Among the entries below, please show each line that carries the word "NTILE".

Provided entries:
▬▬▬

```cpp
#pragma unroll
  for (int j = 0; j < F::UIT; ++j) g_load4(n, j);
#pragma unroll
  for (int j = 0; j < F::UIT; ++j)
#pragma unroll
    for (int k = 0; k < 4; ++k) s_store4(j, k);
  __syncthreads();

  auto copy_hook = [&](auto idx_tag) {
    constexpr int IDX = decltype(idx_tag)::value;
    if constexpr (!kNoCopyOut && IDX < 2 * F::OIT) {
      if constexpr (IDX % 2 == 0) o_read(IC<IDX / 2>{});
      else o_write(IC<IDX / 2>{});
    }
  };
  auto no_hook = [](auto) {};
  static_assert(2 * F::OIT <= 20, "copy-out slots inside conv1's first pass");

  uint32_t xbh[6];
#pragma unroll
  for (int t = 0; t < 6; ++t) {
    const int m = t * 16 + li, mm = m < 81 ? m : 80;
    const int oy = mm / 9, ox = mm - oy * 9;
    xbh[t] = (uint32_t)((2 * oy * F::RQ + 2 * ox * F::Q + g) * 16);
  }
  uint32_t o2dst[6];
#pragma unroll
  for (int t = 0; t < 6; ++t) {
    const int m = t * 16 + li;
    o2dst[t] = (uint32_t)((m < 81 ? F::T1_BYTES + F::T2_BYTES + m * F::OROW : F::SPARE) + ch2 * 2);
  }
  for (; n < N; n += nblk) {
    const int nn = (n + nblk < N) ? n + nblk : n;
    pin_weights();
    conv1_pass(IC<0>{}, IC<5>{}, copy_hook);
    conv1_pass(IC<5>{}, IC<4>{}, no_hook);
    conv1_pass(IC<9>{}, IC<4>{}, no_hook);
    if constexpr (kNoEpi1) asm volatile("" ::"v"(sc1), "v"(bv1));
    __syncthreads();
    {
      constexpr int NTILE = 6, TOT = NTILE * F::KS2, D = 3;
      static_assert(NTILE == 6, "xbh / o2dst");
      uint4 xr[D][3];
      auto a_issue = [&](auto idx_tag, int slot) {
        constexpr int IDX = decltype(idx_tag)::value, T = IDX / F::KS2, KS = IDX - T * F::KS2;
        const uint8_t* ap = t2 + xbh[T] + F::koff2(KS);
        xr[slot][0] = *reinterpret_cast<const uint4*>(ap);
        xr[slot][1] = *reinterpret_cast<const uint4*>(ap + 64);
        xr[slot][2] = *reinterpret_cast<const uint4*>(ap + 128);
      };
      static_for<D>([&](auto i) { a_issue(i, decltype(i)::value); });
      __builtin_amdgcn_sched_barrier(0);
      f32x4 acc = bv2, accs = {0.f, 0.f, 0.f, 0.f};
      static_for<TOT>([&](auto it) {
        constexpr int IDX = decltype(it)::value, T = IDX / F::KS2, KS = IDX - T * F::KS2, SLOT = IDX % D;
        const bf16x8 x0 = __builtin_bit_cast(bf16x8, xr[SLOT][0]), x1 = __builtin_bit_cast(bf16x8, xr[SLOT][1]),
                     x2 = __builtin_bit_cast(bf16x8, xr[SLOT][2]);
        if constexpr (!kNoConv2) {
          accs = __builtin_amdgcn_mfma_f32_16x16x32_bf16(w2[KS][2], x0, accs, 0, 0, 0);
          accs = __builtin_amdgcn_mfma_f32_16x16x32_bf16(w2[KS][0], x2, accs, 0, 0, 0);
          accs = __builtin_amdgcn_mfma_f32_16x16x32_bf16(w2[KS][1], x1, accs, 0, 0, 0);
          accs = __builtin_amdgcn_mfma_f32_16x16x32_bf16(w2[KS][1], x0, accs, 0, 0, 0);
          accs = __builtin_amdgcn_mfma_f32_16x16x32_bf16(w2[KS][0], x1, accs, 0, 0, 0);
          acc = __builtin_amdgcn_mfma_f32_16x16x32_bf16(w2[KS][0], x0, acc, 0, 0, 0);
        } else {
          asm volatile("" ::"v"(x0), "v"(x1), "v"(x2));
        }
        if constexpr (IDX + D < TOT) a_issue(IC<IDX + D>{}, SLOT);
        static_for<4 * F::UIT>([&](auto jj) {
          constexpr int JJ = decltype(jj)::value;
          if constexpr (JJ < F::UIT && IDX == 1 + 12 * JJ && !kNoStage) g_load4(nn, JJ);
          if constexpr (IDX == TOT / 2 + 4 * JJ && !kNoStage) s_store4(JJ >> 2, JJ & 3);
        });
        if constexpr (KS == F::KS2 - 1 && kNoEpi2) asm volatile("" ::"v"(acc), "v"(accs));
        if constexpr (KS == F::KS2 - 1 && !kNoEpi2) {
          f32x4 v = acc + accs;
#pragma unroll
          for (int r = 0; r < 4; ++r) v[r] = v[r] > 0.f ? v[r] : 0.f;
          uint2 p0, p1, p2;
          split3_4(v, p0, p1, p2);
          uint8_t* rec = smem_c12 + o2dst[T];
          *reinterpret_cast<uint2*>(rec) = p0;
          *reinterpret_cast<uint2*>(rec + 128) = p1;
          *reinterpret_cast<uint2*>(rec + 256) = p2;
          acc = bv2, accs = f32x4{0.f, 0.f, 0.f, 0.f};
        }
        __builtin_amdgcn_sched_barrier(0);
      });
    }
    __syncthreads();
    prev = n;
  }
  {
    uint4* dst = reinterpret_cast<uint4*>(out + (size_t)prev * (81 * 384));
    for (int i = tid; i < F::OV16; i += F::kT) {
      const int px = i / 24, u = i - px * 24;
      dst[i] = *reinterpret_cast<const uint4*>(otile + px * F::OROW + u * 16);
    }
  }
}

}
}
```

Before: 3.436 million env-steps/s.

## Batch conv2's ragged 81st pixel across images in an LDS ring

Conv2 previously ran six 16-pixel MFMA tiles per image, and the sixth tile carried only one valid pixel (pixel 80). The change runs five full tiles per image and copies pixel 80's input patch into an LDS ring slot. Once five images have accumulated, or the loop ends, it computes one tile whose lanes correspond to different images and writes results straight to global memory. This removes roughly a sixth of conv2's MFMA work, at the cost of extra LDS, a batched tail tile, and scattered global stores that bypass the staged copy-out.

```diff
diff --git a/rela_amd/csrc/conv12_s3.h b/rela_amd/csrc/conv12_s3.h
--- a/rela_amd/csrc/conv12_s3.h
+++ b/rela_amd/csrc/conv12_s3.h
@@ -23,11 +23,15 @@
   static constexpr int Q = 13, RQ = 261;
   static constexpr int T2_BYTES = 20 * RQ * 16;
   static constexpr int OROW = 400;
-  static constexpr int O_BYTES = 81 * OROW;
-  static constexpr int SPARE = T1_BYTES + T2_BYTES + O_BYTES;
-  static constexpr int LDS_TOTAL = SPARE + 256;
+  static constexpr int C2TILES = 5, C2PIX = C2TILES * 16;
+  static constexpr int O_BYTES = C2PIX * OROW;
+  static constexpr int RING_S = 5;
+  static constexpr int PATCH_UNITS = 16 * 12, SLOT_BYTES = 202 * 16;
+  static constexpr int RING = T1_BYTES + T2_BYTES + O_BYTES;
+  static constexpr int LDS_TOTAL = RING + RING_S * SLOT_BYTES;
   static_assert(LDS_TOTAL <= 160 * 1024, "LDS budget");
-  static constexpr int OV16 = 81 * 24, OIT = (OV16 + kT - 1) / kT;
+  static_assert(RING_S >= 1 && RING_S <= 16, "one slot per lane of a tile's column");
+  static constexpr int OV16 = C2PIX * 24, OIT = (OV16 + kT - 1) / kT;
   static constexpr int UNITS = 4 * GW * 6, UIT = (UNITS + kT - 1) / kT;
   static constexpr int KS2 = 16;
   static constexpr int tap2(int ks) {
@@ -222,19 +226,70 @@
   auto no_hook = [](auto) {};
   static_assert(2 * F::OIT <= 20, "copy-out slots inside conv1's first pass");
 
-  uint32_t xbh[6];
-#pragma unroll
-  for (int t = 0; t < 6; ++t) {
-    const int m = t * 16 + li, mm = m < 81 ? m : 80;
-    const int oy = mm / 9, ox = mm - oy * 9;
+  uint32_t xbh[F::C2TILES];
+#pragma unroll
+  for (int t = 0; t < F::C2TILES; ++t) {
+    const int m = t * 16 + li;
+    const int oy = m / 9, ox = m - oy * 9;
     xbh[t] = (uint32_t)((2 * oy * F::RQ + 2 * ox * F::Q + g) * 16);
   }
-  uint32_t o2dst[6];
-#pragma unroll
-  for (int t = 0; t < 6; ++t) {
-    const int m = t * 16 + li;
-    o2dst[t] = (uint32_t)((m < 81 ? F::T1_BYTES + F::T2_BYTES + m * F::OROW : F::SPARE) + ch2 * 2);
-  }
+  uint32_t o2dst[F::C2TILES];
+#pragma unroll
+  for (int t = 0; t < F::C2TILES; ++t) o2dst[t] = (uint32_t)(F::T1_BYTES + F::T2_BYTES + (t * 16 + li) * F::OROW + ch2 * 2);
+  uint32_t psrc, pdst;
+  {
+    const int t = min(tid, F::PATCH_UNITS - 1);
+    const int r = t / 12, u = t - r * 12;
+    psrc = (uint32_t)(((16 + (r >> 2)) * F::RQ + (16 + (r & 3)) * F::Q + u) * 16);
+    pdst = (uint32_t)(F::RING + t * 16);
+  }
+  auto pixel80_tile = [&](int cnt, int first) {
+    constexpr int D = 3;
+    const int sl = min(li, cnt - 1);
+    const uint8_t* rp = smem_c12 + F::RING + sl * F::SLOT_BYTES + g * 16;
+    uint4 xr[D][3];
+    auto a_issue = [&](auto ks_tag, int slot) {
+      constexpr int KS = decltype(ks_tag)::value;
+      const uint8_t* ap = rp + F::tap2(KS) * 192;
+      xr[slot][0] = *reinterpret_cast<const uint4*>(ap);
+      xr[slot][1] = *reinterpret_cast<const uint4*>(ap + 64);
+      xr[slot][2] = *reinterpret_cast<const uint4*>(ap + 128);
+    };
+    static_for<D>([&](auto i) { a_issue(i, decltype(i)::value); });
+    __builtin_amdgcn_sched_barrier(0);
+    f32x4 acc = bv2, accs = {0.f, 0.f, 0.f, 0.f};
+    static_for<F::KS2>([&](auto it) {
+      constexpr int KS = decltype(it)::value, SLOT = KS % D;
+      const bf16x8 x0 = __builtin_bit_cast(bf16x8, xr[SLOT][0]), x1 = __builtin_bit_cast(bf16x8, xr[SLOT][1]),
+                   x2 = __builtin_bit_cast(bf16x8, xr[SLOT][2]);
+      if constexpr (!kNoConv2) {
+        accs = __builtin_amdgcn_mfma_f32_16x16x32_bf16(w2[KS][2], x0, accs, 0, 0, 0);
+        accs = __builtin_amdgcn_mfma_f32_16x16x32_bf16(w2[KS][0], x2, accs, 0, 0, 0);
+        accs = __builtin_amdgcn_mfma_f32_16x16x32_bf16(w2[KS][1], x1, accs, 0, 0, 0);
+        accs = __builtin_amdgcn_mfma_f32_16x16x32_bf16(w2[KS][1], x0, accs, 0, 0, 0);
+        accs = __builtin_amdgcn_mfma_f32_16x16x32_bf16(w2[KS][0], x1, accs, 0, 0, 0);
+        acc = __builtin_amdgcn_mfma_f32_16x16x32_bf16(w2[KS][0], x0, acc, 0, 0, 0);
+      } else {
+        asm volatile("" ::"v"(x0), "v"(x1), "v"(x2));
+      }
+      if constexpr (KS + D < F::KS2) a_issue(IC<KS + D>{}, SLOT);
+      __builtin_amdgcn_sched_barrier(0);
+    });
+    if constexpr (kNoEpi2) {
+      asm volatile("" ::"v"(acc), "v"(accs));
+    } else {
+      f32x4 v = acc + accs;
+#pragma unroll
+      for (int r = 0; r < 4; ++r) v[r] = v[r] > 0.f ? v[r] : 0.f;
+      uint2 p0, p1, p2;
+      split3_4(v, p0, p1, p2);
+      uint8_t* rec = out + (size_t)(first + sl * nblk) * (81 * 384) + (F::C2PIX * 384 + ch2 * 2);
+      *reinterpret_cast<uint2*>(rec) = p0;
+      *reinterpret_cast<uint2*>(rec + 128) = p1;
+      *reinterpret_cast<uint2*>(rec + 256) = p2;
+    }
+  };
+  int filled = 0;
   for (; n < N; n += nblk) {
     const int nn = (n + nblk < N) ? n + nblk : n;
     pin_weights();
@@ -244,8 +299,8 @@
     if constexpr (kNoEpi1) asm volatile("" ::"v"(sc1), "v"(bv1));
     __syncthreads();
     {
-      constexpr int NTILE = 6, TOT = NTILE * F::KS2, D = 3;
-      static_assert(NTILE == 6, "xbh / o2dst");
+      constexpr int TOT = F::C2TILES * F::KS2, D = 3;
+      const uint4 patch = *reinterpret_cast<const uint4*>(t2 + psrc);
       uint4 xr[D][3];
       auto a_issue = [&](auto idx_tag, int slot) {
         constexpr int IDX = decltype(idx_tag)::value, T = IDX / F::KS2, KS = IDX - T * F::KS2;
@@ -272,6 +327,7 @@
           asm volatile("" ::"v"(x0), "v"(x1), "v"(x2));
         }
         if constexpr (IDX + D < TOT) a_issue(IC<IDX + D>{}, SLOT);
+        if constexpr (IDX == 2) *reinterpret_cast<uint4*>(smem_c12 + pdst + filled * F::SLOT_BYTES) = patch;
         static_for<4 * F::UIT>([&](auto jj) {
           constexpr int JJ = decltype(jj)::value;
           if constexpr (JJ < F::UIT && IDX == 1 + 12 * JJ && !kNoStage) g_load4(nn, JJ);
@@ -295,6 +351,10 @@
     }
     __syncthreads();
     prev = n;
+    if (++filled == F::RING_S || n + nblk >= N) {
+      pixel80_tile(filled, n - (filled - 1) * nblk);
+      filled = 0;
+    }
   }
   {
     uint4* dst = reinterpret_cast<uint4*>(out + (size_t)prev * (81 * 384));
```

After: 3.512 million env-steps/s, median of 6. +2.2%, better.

▬▬▬

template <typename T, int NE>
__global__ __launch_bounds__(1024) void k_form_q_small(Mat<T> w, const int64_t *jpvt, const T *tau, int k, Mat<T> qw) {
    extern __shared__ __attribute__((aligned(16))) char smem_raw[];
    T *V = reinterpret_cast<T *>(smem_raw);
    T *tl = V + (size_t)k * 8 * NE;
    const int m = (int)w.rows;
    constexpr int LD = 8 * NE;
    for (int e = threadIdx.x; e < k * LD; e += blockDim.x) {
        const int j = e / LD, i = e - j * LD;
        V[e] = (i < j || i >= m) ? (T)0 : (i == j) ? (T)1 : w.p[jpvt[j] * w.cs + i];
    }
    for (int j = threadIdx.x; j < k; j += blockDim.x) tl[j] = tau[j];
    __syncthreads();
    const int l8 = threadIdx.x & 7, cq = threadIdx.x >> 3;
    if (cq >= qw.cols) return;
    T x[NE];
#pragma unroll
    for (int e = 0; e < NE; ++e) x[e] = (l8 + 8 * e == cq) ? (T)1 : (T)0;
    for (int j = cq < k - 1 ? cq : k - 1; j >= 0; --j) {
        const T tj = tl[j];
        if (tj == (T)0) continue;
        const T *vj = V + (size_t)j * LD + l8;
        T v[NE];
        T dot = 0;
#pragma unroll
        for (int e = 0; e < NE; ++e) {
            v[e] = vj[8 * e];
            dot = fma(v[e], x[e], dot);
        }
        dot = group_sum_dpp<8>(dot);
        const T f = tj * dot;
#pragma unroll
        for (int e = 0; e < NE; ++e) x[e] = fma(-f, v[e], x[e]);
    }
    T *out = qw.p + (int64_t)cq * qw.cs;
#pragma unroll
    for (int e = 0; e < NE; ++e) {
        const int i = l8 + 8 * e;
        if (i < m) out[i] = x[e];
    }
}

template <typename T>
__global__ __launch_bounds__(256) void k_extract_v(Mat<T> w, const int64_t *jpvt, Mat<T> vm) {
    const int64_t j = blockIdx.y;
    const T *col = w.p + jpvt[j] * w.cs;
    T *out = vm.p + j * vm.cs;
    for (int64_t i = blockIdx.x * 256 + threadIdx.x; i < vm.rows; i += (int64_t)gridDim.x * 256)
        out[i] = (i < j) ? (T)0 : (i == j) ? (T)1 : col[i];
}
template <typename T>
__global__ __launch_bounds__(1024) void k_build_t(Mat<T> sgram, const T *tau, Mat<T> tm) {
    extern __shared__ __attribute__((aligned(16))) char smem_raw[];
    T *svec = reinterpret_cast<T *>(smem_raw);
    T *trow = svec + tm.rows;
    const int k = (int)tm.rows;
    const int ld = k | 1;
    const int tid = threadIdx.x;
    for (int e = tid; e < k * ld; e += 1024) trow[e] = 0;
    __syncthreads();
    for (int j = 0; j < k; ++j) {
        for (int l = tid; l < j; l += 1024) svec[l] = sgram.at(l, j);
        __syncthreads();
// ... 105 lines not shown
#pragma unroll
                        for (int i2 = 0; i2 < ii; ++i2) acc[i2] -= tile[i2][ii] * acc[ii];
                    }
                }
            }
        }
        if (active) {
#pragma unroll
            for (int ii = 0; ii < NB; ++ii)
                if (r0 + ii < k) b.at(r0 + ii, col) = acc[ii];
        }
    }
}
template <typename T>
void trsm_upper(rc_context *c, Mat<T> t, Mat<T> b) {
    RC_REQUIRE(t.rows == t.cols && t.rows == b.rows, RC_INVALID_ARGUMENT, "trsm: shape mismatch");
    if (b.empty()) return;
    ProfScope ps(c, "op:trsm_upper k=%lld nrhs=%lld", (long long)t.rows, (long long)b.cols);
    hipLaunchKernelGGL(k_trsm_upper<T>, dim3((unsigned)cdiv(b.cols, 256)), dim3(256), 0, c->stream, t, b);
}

▬▬▬

Task answer:
      constexpr int NTILE = 6, TOT = NTILE * F::KS2, D = 3;
      static_assert(NTILE == 6, "xbh / o2dst");
-      constexpr int NTILE = 6, TOT = NTILE * F::KS2, D = 3;
-      static_assert(NTILE == 6, "xbh / o2dst");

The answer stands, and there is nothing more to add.